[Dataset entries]
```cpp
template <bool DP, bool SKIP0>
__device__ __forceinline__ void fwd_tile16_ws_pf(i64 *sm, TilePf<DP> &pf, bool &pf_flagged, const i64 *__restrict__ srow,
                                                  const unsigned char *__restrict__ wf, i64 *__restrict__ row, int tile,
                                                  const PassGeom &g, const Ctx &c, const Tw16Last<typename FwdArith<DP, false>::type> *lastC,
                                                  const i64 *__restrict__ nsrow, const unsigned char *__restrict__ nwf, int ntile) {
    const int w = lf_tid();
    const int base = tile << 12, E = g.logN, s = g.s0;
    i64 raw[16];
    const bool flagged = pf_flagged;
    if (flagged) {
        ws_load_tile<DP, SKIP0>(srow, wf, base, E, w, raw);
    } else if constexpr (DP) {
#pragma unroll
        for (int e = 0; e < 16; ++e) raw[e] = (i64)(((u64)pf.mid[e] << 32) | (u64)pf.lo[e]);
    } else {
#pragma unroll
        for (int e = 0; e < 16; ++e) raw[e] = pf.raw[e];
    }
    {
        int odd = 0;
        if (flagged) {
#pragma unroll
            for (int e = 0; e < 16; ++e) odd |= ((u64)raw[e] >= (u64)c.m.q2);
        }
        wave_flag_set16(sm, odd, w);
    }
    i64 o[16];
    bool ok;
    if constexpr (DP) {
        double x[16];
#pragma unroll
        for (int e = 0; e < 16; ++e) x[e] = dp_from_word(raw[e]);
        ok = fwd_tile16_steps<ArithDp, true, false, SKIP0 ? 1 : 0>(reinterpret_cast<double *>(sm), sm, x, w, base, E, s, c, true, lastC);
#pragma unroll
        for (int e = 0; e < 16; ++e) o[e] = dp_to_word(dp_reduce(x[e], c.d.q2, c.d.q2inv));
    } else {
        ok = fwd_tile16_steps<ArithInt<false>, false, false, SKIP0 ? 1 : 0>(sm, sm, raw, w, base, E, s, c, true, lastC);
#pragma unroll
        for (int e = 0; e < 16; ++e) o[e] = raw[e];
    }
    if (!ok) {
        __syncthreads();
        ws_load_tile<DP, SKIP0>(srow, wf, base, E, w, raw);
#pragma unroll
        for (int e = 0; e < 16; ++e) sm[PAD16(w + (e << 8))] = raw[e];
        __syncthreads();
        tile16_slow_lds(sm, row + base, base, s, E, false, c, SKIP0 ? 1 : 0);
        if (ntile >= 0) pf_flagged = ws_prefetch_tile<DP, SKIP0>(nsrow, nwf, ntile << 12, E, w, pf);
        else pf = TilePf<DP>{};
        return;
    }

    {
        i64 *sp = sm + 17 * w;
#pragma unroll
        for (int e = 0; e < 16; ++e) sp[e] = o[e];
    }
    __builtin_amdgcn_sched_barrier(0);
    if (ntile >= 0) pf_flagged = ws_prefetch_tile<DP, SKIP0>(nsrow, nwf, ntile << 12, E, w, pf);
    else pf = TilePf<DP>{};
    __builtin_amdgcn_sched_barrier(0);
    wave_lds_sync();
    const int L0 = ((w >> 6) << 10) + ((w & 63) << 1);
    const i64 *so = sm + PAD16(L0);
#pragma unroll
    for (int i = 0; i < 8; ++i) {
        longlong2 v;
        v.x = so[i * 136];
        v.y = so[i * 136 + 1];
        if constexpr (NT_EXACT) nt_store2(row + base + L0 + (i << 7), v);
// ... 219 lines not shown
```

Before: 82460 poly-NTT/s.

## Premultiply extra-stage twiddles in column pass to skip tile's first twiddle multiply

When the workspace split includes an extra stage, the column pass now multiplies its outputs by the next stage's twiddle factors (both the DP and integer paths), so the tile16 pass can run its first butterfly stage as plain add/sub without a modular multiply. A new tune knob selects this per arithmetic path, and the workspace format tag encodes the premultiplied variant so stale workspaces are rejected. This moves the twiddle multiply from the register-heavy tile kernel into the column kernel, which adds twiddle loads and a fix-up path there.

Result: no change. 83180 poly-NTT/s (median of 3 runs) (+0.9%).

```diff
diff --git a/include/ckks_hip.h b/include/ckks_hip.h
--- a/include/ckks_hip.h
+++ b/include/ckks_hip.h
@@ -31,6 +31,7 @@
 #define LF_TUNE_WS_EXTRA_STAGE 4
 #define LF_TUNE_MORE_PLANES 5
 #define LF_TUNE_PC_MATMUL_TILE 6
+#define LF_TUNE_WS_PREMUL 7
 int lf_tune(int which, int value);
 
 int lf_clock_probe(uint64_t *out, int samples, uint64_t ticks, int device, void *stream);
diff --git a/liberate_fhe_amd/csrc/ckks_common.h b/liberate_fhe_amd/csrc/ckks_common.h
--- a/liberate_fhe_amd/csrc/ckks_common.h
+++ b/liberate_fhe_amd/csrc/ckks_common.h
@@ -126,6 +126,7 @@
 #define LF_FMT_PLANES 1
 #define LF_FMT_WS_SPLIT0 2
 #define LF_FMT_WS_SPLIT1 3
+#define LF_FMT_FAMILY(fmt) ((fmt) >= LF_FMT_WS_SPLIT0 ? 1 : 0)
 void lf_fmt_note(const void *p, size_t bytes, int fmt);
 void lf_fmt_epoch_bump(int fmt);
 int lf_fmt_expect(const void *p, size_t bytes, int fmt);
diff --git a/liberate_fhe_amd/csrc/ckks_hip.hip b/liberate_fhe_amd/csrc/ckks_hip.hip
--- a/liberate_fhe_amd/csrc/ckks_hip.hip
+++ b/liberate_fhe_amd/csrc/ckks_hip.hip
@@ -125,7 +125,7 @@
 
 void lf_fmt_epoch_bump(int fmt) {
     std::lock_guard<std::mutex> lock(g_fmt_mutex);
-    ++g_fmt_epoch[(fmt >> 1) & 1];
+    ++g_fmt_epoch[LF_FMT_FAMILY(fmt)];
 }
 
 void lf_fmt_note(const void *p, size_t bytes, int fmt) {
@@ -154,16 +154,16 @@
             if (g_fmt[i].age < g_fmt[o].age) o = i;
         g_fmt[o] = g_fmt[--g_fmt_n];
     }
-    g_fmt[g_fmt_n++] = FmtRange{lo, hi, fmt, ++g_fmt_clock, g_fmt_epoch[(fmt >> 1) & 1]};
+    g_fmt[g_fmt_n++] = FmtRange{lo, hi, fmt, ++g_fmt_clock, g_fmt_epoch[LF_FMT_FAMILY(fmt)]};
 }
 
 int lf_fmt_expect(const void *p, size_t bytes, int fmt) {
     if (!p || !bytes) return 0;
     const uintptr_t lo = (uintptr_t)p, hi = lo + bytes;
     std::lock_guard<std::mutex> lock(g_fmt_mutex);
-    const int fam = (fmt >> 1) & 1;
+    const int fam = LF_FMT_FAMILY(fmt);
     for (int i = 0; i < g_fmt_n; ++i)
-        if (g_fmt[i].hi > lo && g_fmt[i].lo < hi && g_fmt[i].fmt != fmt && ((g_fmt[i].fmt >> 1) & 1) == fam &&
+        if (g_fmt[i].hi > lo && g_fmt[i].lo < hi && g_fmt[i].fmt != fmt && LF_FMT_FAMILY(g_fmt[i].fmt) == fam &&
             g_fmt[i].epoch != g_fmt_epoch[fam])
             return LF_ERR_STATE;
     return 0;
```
* * *
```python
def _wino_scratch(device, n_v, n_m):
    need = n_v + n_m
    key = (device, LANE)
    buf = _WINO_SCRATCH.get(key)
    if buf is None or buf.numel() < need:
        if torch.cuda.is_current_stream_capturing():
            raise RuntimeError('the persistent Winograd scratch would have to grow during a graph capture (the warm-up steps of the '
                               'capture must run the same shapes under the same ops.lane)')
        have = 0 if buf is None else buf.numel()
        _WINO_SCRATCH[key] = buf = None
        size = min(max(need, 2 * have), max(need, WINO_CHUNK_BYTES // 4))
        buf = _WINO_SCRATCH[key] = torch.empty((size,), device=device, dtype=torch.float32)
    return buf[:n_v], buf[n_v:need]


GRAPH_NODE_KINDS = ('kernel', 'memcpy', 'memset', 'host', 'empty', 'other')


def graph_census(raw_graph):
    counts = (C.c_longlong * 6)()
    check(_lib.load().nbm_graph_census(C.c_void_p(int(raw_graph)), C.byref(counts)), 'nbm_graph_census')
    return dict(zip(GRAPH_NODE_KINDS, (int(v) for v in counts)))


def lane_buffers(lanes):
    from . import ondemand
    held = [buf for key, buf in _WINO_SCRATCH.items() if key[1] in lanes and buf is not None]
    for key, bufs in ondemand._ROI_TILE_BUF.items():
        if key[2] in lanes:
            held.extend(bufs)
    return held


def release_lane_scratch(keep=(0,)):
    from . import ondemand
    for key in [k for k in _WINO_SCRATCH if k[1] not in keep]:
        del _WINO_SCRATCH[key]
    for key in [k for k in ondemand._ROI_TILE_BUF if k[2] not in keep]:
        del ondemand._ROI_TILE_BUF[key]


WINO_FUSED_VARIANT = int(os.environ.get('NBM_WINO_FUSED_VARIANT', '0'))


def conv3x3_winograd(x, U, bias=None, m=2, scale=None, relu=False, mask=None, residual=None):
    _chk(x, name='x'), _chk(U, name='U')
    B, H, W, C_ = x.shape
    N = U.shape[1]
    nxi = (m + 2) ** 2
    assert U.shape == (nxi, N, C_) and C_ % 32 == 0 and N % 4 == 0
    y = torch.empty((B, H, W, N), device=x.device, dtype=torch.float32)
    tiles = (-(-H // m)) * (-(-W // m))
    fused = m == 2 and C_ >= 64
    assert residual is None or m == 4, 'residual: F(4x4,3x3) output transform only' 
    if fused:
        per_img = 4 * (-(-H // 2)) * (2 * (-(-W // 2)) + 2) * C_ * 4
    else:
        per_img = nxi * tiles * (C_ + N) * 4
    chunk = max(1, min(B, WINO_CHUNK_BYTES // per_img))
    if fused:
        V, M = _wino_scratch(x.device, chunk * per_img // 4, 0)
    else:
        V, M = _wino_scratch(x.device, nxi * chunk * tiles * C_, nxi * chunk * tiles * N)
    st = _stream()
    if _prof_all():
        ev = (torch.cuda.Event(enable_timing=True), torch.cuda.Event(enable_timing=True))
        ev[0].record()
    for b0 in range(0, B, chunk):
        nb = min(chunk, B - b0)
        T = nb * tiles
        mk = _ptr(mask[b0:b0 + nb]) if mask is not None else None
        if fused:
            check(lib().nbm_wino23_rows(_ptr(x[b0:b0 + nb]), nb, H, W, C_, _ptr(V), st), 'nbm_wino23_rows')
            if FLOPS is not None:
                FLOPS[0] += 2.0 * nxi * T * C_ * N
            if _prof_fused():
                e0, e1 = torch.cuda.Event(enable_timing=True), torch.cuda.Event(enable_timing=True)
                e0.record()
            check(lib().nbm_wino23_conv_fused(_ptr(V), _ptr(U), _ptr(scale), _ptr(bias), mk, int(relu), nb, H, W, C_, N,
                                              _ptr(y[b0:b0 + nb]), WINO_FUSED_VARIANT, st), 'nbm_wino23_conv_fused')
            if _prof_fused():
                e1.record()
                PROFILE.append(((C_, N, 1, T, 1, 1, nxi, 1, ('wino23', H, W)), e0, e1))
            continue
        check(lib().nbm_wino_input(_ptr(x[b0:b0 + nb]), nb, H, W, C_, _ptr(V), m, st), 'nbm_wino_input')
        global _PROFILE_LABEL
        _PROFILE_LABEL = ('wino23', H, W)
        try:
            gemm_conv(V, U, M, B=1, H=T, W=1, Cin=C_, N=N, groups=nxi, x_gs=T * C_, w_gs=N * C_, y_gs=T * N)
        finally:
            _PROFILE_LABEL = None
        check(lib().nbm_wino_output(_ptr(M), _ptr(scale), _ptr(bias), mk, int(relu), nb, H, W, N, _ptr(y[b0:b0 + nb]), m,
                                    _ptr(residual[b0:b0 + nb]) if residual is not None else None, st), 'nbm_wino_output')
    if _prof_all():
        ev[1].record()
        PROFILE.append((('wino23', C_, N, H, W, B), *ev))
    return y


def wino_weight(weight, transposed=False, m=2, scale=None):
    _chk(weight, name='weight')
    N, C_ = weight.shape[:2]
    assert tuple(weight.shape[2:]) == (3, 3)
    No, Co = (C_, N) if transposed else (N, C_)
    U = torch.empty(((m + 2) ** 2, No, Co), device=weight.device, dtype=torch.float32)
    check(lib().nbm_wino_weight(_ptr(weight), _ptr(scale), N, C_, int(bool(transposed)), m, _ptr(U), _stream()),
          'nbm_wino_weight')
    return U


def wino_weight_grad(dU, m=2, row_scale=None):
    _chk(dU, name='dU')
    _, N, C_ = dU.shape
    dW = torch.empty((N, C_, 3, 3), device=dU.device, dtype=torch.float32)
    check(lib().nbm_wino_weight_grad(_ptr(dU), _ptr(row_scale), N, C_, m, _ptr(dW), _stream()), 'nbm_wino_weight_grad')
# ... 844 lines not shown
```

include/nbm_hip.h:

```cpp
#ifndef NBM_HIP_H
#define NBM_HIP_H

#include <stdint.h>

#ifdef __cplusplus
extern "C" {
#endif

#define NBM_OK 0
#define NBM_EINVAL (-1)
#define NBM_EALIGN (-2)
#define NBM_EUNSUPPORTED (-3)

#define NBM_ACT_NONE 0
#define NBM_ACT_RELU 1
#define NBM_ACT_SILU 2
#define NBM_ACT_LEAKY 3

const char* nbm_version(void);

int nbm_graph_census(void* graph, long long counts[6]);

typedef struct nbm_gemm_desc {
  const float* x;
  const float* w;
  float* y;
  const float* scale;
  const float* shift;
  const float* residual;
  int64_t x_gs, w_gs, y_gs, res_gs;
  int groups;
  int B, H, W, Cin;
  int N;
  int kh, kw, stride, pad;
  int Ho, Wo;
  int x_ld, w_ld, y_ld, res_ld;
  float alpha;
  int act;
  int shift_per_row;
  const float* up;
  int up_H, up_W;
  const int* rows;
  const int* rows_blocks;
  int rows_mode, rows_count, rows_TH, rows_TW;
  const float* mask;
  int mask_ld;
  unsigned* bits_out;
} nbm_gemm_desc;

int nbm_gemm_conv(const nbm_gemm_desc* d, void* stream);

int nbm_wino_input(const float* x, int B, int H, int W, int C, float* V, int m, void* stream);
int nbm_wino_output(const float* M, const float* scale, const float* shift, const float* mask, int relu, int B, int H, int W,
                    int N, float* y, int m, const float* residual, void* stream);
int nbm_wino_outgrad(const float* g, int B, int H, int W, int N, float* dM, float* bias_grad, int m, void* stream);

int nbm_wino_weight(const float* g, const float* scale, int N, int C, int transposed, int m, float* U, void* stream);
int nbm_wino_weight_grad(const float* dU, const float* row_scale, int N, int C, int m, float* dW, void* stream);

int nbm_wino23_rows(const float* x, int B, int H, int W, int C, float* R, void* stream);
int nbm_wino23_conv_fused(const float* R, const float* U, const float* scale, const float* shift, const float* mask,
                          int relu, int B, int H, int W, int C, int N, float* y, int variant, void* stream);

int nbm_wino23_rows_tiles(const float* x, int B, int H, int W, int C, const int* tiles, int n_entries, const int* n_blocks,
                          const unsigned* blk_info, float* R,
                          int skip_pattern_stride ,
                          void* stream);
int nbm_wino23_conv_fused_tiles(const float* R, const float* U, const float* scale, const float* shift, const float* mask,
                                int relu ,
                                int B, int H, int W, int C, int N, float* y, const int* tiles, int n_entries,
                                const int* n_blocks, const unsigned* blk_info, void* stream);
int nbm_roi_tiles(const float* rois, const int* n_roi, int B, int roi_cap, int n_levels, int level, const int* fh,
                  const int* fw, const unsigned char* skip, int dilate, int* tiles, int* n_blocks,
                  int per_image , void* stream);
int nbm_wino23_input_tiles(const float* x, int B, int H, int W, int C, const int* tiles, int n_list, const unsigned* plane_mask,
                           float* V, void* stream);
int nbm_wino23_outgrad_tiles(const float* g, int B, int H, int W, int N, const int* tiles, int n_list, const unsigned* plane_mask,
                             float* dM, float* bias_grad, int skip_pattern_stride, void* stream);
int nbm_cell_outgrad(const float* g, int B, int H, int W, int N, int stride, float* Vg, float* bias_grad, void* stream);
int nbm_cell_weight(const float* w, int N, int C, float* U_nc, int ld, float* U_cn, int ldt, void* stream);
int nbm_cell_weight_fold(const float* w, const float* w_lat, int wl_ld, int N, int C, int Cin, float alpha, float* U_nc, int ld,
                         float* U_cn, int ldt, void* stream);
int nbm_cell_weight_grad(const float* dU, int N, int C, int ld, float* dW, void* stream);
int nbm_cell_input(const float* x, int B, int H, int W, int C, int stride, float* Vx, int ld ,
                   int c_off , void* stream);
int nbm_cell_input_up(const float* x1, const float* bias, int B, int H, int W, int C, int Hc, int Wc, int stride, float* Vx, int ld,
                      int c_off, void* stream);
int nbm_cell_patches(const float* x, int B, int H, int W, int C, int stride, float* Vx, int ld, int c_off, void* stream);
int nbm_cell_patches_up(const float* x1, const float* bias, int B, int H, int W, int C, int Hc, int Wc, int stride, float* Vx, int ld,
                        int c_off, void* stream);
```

- _Task goal_
Output nothing but the number of lines in the data containing the string "return".

- _Your response_
9